# IST-DASLab/qutlass

Measured on AMD Instinct MI355X. Metric: TFLOP/s & %FP4-MFMA-peak, MXFP4 GEMM 4096x4096x4096, 1 MI355X, higher is better.
Workload: dtype fp4 (e2m1 x e2m1, e8m0 block scales, fp32 accumulate, bf16 out); 1 GPU; matmul_mxf4_bf16_tn 4096x4096x4096, gs=32 e8m0 scales (BASELINE.json configs[1]); parallelism=single GPU, clock_ramp=8200 untimed steps (~250 ms) before the 5 warmup steps

## Files before the change

qutlass_amd/csrc/capi.hip:

```cpp
#include <hip/hip_runtime.h>

#include <algorithm>
#include <atomic>
#include <chrono>
#include <cmath>
#include <cstdarg>
#include <cstdio>
#include <cstring>

#include "../../include/qutlass_amd.h"
#include "gemm_mx.hip.h"
#include "gemm_mx_deepp.hip.h"
#if QAMD_BENCH
#include "lab/gemm_mx_duo.hip.h"
#include "lab/gemm_mx_deepp_lab.hip.h"
#endif
#include "gemm_mx_skinny.hip.h"
#include "gemm_mx_ks.hip.h"
#include "gemm_mx_os.hip.h"
#include "gemm_mx_os_w4a8.hip.h"
#include "gemm_mx_fusedq.hip.h"
#include "gemm_nvf4.hip.h"
#include "gemm_nvf4_pk.hip.h"
#include "gemm_nvf4_os.hip.h"
#include "quantize.hip.h"
#include "moe_route.hip.h"
#include "to_blocked.hip.h"
#include "transpose_u8.hip.h"
#include "quartet_bwd.hip.h"
#if QAMD_BENCH
#include "lab/quartet_bwd_lab.hip.h"
#endif

using namespace qamd;

#ifndef QAMD_TU
#define QAMD_TU 0
#endif
#define QAMD_DEF(n) (QAMD_TU == 0 || QAMD_TU == (n))
#ifndef QAMD_BENCH
#define QAMD_BENCH 0
#endif

namespace qamd_host {

#if QAMD_DEF(1)
thread_local char g_err[512] = "";
#if QAMD_BENCH
std::atomic<int> g_hw_fp4_cvt{1};
std::atomic<int> g_gemm_variant{0};
std::atomic<int> g_nvf4_variant{0};
std::atomic<int> g_splitk_wg{0};
std::atomic<int> g_splitk_min_kt{32};
std::atomic<int> g_transpose_nc{0};
std::atomic<int> g_pp_shift{2};
std::atomic<int> g_pp_flags{1};
std::atomic<int> g_quant_wg_per_cu{0};
std::atomic<int> g_deepp_grid{0};
std::atomic<int> g_bwd_variant{0};
std::atomic<int> g_moe_sort_one_launch_max{0};
std::atomic<int> g_splitk_force{0};
std::atomic<uint32_t*> g_dbg{nullptr};
#endif

int fail(int code, const char* fmt, ...) {
  va_list ap;
  va_start(ap, fmt);
  vsnprintf(g_err, sizeof(g_err), fmt, ap);
  va_end(ap);
  return code;
}

int check_launch(const char* what) {
  hipError_t e = hipGetLastError();
  if (e != hipSuccess) return fail(QAMD_ERR_HIP, "%s: %s", what, hipGetErrorString(e));
  return QAMD_OK;
}

unsigned long long next_launch_tag() {
  static std::atomic<unsigned long long> tag{[] {
    unsigned long long x = (unsigned long long)std::chrono::steady_clock::now().time_since_epoch().count() ^ ((unsigned long long)(uintptr_t)&g_err << 17);
    x ^= x >> 31; x *= 0x9e3779b97f4a7c15ull; x ^= x >> 29;
    return x | 1ull;
  }()};
  return tag.fetch_add(1, std::memory_order_relaxed) + 1;
}
#else
unsigned long long next_launch_tag();
#if QAMD_BENCH
extern std::atomic<int> g_hw_fp4_cvt, g_gemm_variant, g_nvf4_variant, g_splitk_wg, g_splitk_min_kt, g_transpose_nc, g_pp_shift, g_pp_flags, g_quant_wg_per_cu, g_splitk_force, g_deepp_grid, g_bwd_variant, g_moe_sort_one_launch_max;
extern std::atomic<uint32_t*> g_dbg;
#endif
int fail(int code, const char* fmt, ...);
int check_launch(const char* what);
#endif

#if QAMD_BENCH
inline bool opt_hw_fp4() { return g_hw_fp4_cvt.load() != 0; }
inline int opt_gemm_variant() { return g_gemm_variant.load(); }
inline int opt_nvf4_variant() { return g_nvf4_variant.load(); }
inline int opt_splitk_wg() { return g_splitk_wg.load(); }
inline int opt_splitk_min_kt() { return g_splitk_min_kt.load(); }
inline int opt_transpose_nc() { return g_transpose_nc.load(); }
inline int opt_pp_shift() { return g_pp_shift.load(); }
inline int opt_pp_flags() { return g_pp_flags.load(); }
inline int opt_quant_wg_per_cu() { return g_quant_wg_per_cu.load(); }
inline int opt_splitk_force() { return g_splitk_force.load(); }
inline int opt_deepp_grid() { return g_deepp_grid.load(); }
inline int opt_bwd_variant() { return g_bwd_variant.load(); }
inline int opt_moe_sort_one_launch_max() { return g_moe_sort_one_launch_max.load(); }
inline uint32_t* opt_dbg() { return g_dbg.load(); }
#else
constexpr bool opt_hw_fp4() { return true; }
constexpr int opt_gemm_variant() { return 0; }
constexpr int opt_nvf4_variant() { return 0; }
constexpr int opt_splitk_wg() { return 0; }
constexpr int opt_splitk_min_kt() { return 32; }
constexpr int opt_transpose_nc() { return 0; }
constexpr int opt_pp_shift() { return 2; }
constexpr int opt_pp_flags() { return 1; }
constexpr int opt_quant_wg_per_cu() { return 0; }
constexpr int opt_splitk_force() { return 0; }
constexpr int opt_deepp_grid() { return 0; }
constexpr int opt_bwd_variant() { return 0; }
constexpr int opt_moe_sort_one_launch_max() { return 0; }
constexpr uint32_t* opt_dbg() { return nullptr; }
#endif

inline int64_t cdiv(int64_t a, int64_t b) { return (a + b - 1) / b; }

#if QAMD_DEF(1)
int chip_cus() {
  static std::atomic<int> cache[64];
  int dev = 0;
  if (hipGetDevice(&dev) != hipSuccess || dev < 0 || dev >= 64) return 256;
  int v = cache[dev].load(std::memory_order_relaxed);
  if (v <= 0) {
    int n = 0;
    if (hipDeviceGetAttribute(&n, hipDeviceAttributeMultiprocessorCount, dev) != hipSuccess || n <= 0) n = 256;
    cache[dev].store(n, std::memory_order_relaxed);
    v = n;
  }
  return v;
}
#else
int chip_cus();
#endif


template <class C, int PP>
int launch_gemm(GemmParams p, hipStream_t s) {
  p.tiles_m = (int)cdiv(p.M, C::BM);
  p.tiles_n = (int)cdiv(p.N, C::BN);
  p.raster_magic = raster_magic(p.tiles_n);
  if (PP != 7 && PP != 9) { p.ws = nullptr; p.splits = 1; p.ctr = nullptr; p.tag = 0; }
  hipLaunchKernelGGL((gemm_mx_kernel<C, PP>), dim3(p.tiles_m * p.tiles_n, p.splits), dim3(C::THREADS), 0, s, p);
  return check_launch("gemm_mx_kernel");
}

inline int deepp_grid(int tiles) {
  const int forced = opt_deepp_grid();
  if (forced > 0) return std::min(forced, tiles);
  const int cus = chip_cus();
  const int rounds = (tiles + cus - 1) / cus;
  const int g = ((tiles + rounds - 1) / rounds + 7) / 8 * 8;
  return std::min(std::min(g, cus), tiles);
}

template <class C, bool TRACE = false, int ST_AUX = 0, int LAB = 0>
int launch_gemm_deepp(GemmParams p, hipStream_t s) {
  p.tiles_m = (int)cdiv(p.M, C::BM);
  p.tiles_n = (int)cdiv(p.N, C::BN);
  p.raster_magic = raster_magic(p.tiles_n);
  p.ws = nullptr; p.splits = 1; p.ctr = nullptr; p.tag = 0;
  const int grid = deepp_grid(p.tiles_m * p.tiles_n);
#if QAMD_BENCH
#ifdef QAMD_ROUTE_LABK
  if constexpr (!TRACE && LAB == 0) {
    hipLaunchKernelGGL((labk::gemm_mx_deepp_kernel<C, false, ST_AUX, 8>), dim3(grid), dim3(C::THREADS), 0, s, p);
    return check_launch("labk::gemm_mx_deepp_kernel");
  }
#endif
  if constexpr (TRACE || LAB != 0) {
    hipLaunchKernelGGL((labk::gemm_mx_deepp_kernel<C, TRACE, ST_AUX, LAB>), dim3(grid), dim3(C::THREADS), 0, s, p);
    return check_launch("labk::gemm_mx_deepp_kernel");
  }
#else
  static_assert(!TRACE && LAB == 0, "traces / ablations: lab build only");
#endif
  const int64_t kt = cdiv((int64_t)p.K * C::EBITS / 8, 128);
  const bool odd = (kt & 1) && kt >= 3, one = grid == p.tiles_m * p.tiles_n;
  if (odd && one) hipLaunchKernelGGL((gemm_mx_deepp_kernel<C, ST_AUX, true, true>), dim3(grid), dim3(C::THREADS), 0, s, p);
  else if (odd) hipLaunchKernelGGL((gemm_mx_deepp_kernel<C, ST_AUX, true, false>), dim3(grid), dim3(C::THREADS), 0, s, p);
  else if (one) hipLaunchKernelGGL((gemm_mx_deepp_kernel<C, ST_AUX, false, true>), dim3(grid), dim3(C::THREADS), 0, s, p);
  else hipLaunchKernelGGL((gemm_mx_deepp_kernel<C, ST_AUX>), dim3(grid), dim3(C::THREADS), 0, s, p);
  return check_launch("gemm_mx_deepp_kernel");
}

#if QAMD_BENCH
template <class C, int ST_AUX = 17, int RET = 0, bool TRACE = false>
int launch_gemm_duo(GemmParams p, hipStream_t s) {
  p.tiles_m = (int)cdiv(p.M, C::BM);
  p.tiles_n = (int)cdiv(p.N, C::BN);
  p.raster_magic = raster_magic(p.tiles_n);
  p.ws = nullptr; p.splits = 1; p.ctr = nullptr; p.tag = 0;
  const int grid = deepp_grid(p.tiles_m * p.tiles_n);
  hipLaunchKernelGGL((gemm_mx_duo_kernel<C, ST_AUX, RET, TRACE>), dim3(grid), dim3(C::THREADS), 0, s, p);
  return check_launch("gemm_mx_duo_kernel");
}
#endif

template <int TM, int TN, int D = 8>
int launch_gemm_ks(GemmParams p, hipStream_t s) {
  using C = KsCfg<TM, TN, D>;
  p.tiles_m = (int)cdiv(p.M, TM);
  p.tiles_n = (int)cdiv(p.N, TN);
  p.ws = nullptr; p.splits = 1; p.ctr = nullptr; p.tag = 0;
  hipLaunchKernelGGL((gemm_mx_ks_kernel<C>), dim3(p.tiles_m * p.tiles_n), dim3(256), 0, s, p);
  return check_launch("gemm_mx_ks_kernel");
}

template <bool RM = false, int TN = 32, int EBITS = 4, int TM = 32, int AFMT = 0>
int launch_gemm_os(GemmParams p, hipStream_t s) {
  p.tiles_m = (int)cdiv(p.M, TM);
  p.tiles_n = (int)cdiv(p.N, TN);
  p.ws = nullptr; p.splits = 1; p.ctr = nullptr; p.tag = 0;
  const int64_t KT = cdiv((int64_t)p.K * EBITS / 8, 128);
  const dim3 grid(p.tiles_m * p.tiles_n), block(256);
  constexpr int SMAX = TM == 32 ? 4 : 3;
  if (KT <= 4) hipLaunchKernelGGL((gemm_mx_os_kernel<OsCfg<1, TN, EBITS, TM, AFMT>, RM>), grid, block, 0, s, p);
  else if (KT <= 8) hipLaunchKernelGGL((gemm_mx_os_kernel<OsCfg<2, TN, EBITS, TM, AFMT>, RM>), grid, block, 0, s, p);
  else if (KT <= 12) hipLaunchKernelGGL((gemm_mx_os_kernel<OsCfg<3, TN, EBITS, TM, AFMT>, RM>), grid, block, 0, s, p);
  else if (KT <= 4 * SMAX) hipLaunchKernelGGL((gemm_mx_os_kernel<OsCfg<SMAX, TN, EBITS, TM, AFMT>, RM>), grid, block, 0, s, p);
  else hipLaunchKernelGGL((gemm_mx_os_kernel<OsCfg<SMAX, TN, EBITS, TM, AFMT>, RM, true>), grid, block, 0, s, p);
  return check_launch("gemm_mx_os_kernel");
}
template <int EBITS = 4, int AFMT = 0, bool RM = false, int TN = 16>
int launch_gemm_os16(GemmParams p, hipStream_t s) {
  p.tiles_m = (int)cdiv(p.M, 16);
  p.tiles_n = (int)cdiv(p.N, TN);
  p.ws = nullptr; p.splits = 1; p.ctr = nullptr; p.tag = 0;
  const int64_t KT = cdiv((int64_t)p.K * EBITS / 8, 128);
  const dim3 grid(p.tiles_m * p.tiles_n), block(256);
  constexpr int STAGE = Os16Cfg<1, EBITS, AFMT, TN>::STAGE;
  constexpr int SFIT = 160 * 1024 / (4 * STAGE), SMAX = SFIT >= 8 ? 8 : SFIT >= 4 ? 4 : SFIT;
  static_assert(SMAX >= 3, "LDS budget");
  if (KT <= 4) hipLaunchKernelGGL((gemm_mx_os16_kernel<Os16Cfg<1, EBITS, AFMT, TN>, false, RM>), grid, block, 0, s, p);
  else if (KT <= 8) hipLaunchKernelGGL((gemm_mx_os16_kernel<Os16Cfg<2, EBITS, AFMT, TN>, false, RM>), grid, block, 0, s, p);
  else if (KT <= 16 && SMAX >= 4) hipLaunchKernelGGL((gemm_mx_os16_kernel<Os16Cfg<(SMAX >= 4 ? 4 : SMAX), EBITS, AFMT, TN>, false, RM>), grid, block, 0, s, p);
  else if (KT <= 4 * SMAX) hipLaunchKernelGGL((gemm_mx_os16_kernel<Os16Cfg<SMAX, EBITS, AFMT, TN>, false, RM>), grid, block, 0, s, p);
  else hipLaunchKernelGGL((gemm_mx_os16_kernel<Os16Cfg<SMAX, EBITS, AFMT, TN>, true, RM>), grid, block, 0, s, p);
  return check_launch("gemm_mx_os16_kernel");
}
inline int os16_tn(int64_t N, int64_t cus) {
  for (int tn : {16, 32, 48, 56, 64})
    if (cdiv(N, tn) <= cus) return tn;
  return 0;
}
inline int os16_wide_plan(int ebits, int64_t N, int64_t K, int64_t cus) {
  const int tn = os16_tn(N, cus);
  const int64_t KT = cdiv(K * ebits / 8, 128);
  if (ebits == 4) {
    if (tn == 32) return (KT >= 12 && KT <= 32) ? 572 : 0;
    if (tn == 48) return (KT >= 8 && KT <= 24) ? 573 : 0;
    if (tn == 56) return (KT >= 8 && KT <= 16) ? 574 : 0;
    if (tn == 64) return (KT >= 8 && KT <= 16) ? 575 : 0;
    return 0;
  }
  if (tn == 32) return (KT >= 16 && KT <= 64) ? 572 : 0;
  if (tn == 48) return (KT >= 16 && KT <= 32) ? 573 : 0;
  return 0;
}
template <int EBITS, int AFMT, bool RM>
int launch_gemm_os16_tn(int tn, const GemmParams& p, hipStream_t s) {
  switch (tn) {
    case 16: return launch_gemm_os16<EBITS, AFMT, RM, 16>(p, s);
    case 32: return launch_gemm_os16<EBITS, AFMT, RM, 32>(p, s);
    case 48: return launch_gemm_os16<EBITS, AFMT, RM, 48>(p, s);
    case 56: return launch_gemm_os16<EBITS, AFMT, RM, 56>(p, s);
    case 64: return launch_gemm_os16<EBITS, AFMT, RM, 64>(p, s);
  }
  return fail(QAMD_ERR_INVALID, "gemm_mx_os16: no column tile of %d", tn);
}
inline int os_plan(int64_t M, int64_t N, int64_t K, int64_t cus, bool ada = false) {
  const int64_t T32 = cdiv(M, 32) * cdiv(N, 32), T16 = cdiv(M, 32) * cdiv(N, 16), KT = cdiv(K, 256);
  if (T32 > cus) return 0;
  const int tn = T16 <= cus ? 16 : 32;
  if (KT <= 16) return tn;
  if (KT <= 32) return 4 * T32 >= cus ? tn : 0;
  if (KT > 64 || 2 * T32 < cus) return 0;
  return (ada || M >= 8 || tn == 16) ? tn : 0;
}

inline bool os64_plan(int64_t M, int64_t N, int64_t K, int64_t cus, bool ada = false) {
  const int64_t T32 = cdiv(M, 32) * cdiv(N, 32), T64 = cdiv(M, 64) * cdiv(N, 32), KT = cdiv(K, 256);
  if (T32 <= cus || T64 > cus) return false;
  if (ada) return KT <= 64;
  return KT <= 12 || (KT >= 40 && KT <= 64) || (KT >= 32 && KT < 40 && T64 == cus && M <= 64);
}
inline int os8_plan(int64_t M, int64_t N, int64_t K, int64_t cus) {
  const int64_t T32 = cdiv(M, 32) * cdiv(N, 32), T16 = cdiv(M, 32) * cdiv(N, 16), T64 = cdiv(M, 64) * cdiv(N, 32), KT = cdiv(K, 128);
  if (M <= 16) {
    if (const int v = os16_wide_plan(8, N, K, cus)) return v;
  }
  if (T32 <= cus) {
    const int v = T16 <= cus ? 569 : 568;
    const int64_t G = T16 <= cus ? T16 : T32;
    const bool d16 = cdiv(M, 16) * cdiv(N, 16) <= cus;
    if (KT <= 40) return d16 ? 571 : v;
    if (4 * G < 3 * cus) return 0;
    if (KT <= 64) return d16 ? 571 : v;
    if (KT <= 128) return (M <= 32 || N >= 4096) ? v : 0;
    return (KT <= 256 && M <= 32) ? v : 0;
  }
  return (T64 <= cus && KT > 16 && KT <= 128) ? 570 : 0;
}

inline int grouped_plan(int64_t M, int64_t N, int64_t K, int64_t E, int cus) {
  (void)N; (void)cus;
  return (M <= 32 * E && K <= 1024) ? 590 : 593;
}
inline int64_t grouped_grid(const GroupedFormat& F, int v, int64_t M, int64_t N, int64_t E) {
  return grouped_workgroups(M, N, E, F.tile[v - F.form0].tm, F.tile[v - F.form0].tn);
}
template <const GroupedFormat& F, int I, int AFMT = 0>
int launch_grouped_os(GroupedParams q, hipStream_t s) {
  constexpr int TM = F.tile[I].tm, TN = F.tile[I].tn, EBITS = F.ebits;
  q.tiles_m = 1;
  q.tiles_n = (int)cdiv(q.N, TN);
  const int64_t KT = cdiv((int64_t)q.K * EBITS / 8, 128);
  const dim3 grid((int)grouped_workgroups(q.M, q.N, q.E, TM, TN)), block(256);
  constexpr int SMAX = TM == 32 ? 4 : 3;
  if (KT <= 4) hipLaunchKernelGGL((gemm_mx_os_kernel<OsCfg<1, TN, EBITS, TM, AFMT>, true, false, true>), grid, block, 0, s, q);
  else if (KT <= 8) hipLaunchKernelGGL((gemm_mx_os_kernel<OsCfg<2, TN, EBITS, TM, AFMT>, true, false, true>), grid, block, 0, s, q);
  else if (KT <= 12) hipLaunchKernelGGL((gemm_mx_os_kernel<OsCfg<3, TN, EBITS, TM, AFMT>, true, false, true>), grid, block, 0, s, q);
  else if (KT <= 4 * SMAX) hipLaunchKernelGGL((gemm_mx_os_kernel<OsCfg<SMAX, TN, EBITS, TM, AFMT>, true, false, true>), grid, block, 0, s, q);
  else hipLaunchKernelGGL((gemm_mx_os_kernel<OsCfg<SMAX, TN, EBITS, TM, AFMT>, true, true, true>), grid, block, 0, s, q);
  return check_launch("gemm_mx_os_kernel (grouped)");
}
template <const GroupedFormat& F, class C>
int launch_grouped_ring(GroupedParams q, hipStream_t s) {
  static_assert(C::BM == F.tile[3].tm && C::BN == F.tile[3].tn && C::EBITS == F.ebits, "the ring configuration is the format's fourth form");
  q.tiles_m = 1;
  q.tiles_n = (int)cdiv(q.N, C::BN);
  hipLaunchKernelGGL((gemm_mx_grouped_ring_kernel<C>), dim3((int)grouped_workgroups(q.M, q.N, q.E, C::BM, C::BN)), dim3(C::THREADS), 0, s, q);
  return check_launch("gemm_mx_grouped_ring_kernel");
}
// ... 92 lines not shown
  return check_launch("gemm_mx_deepp_kernel (stream-K)");
}
#endif
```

**What you will do**
All that belongs in the answer is the lines from the start of the entries above through the line containing "Measured on AMD", each given exactly.

**Your response**
# IST-DASLab/qutlass

Measured on AMD Instinct MI355X. Metric: TFLOP/s & %FP4-MFMA-peak, MXFP4 GEMM 4096x4096x4096, 1 MI355X, higher is better.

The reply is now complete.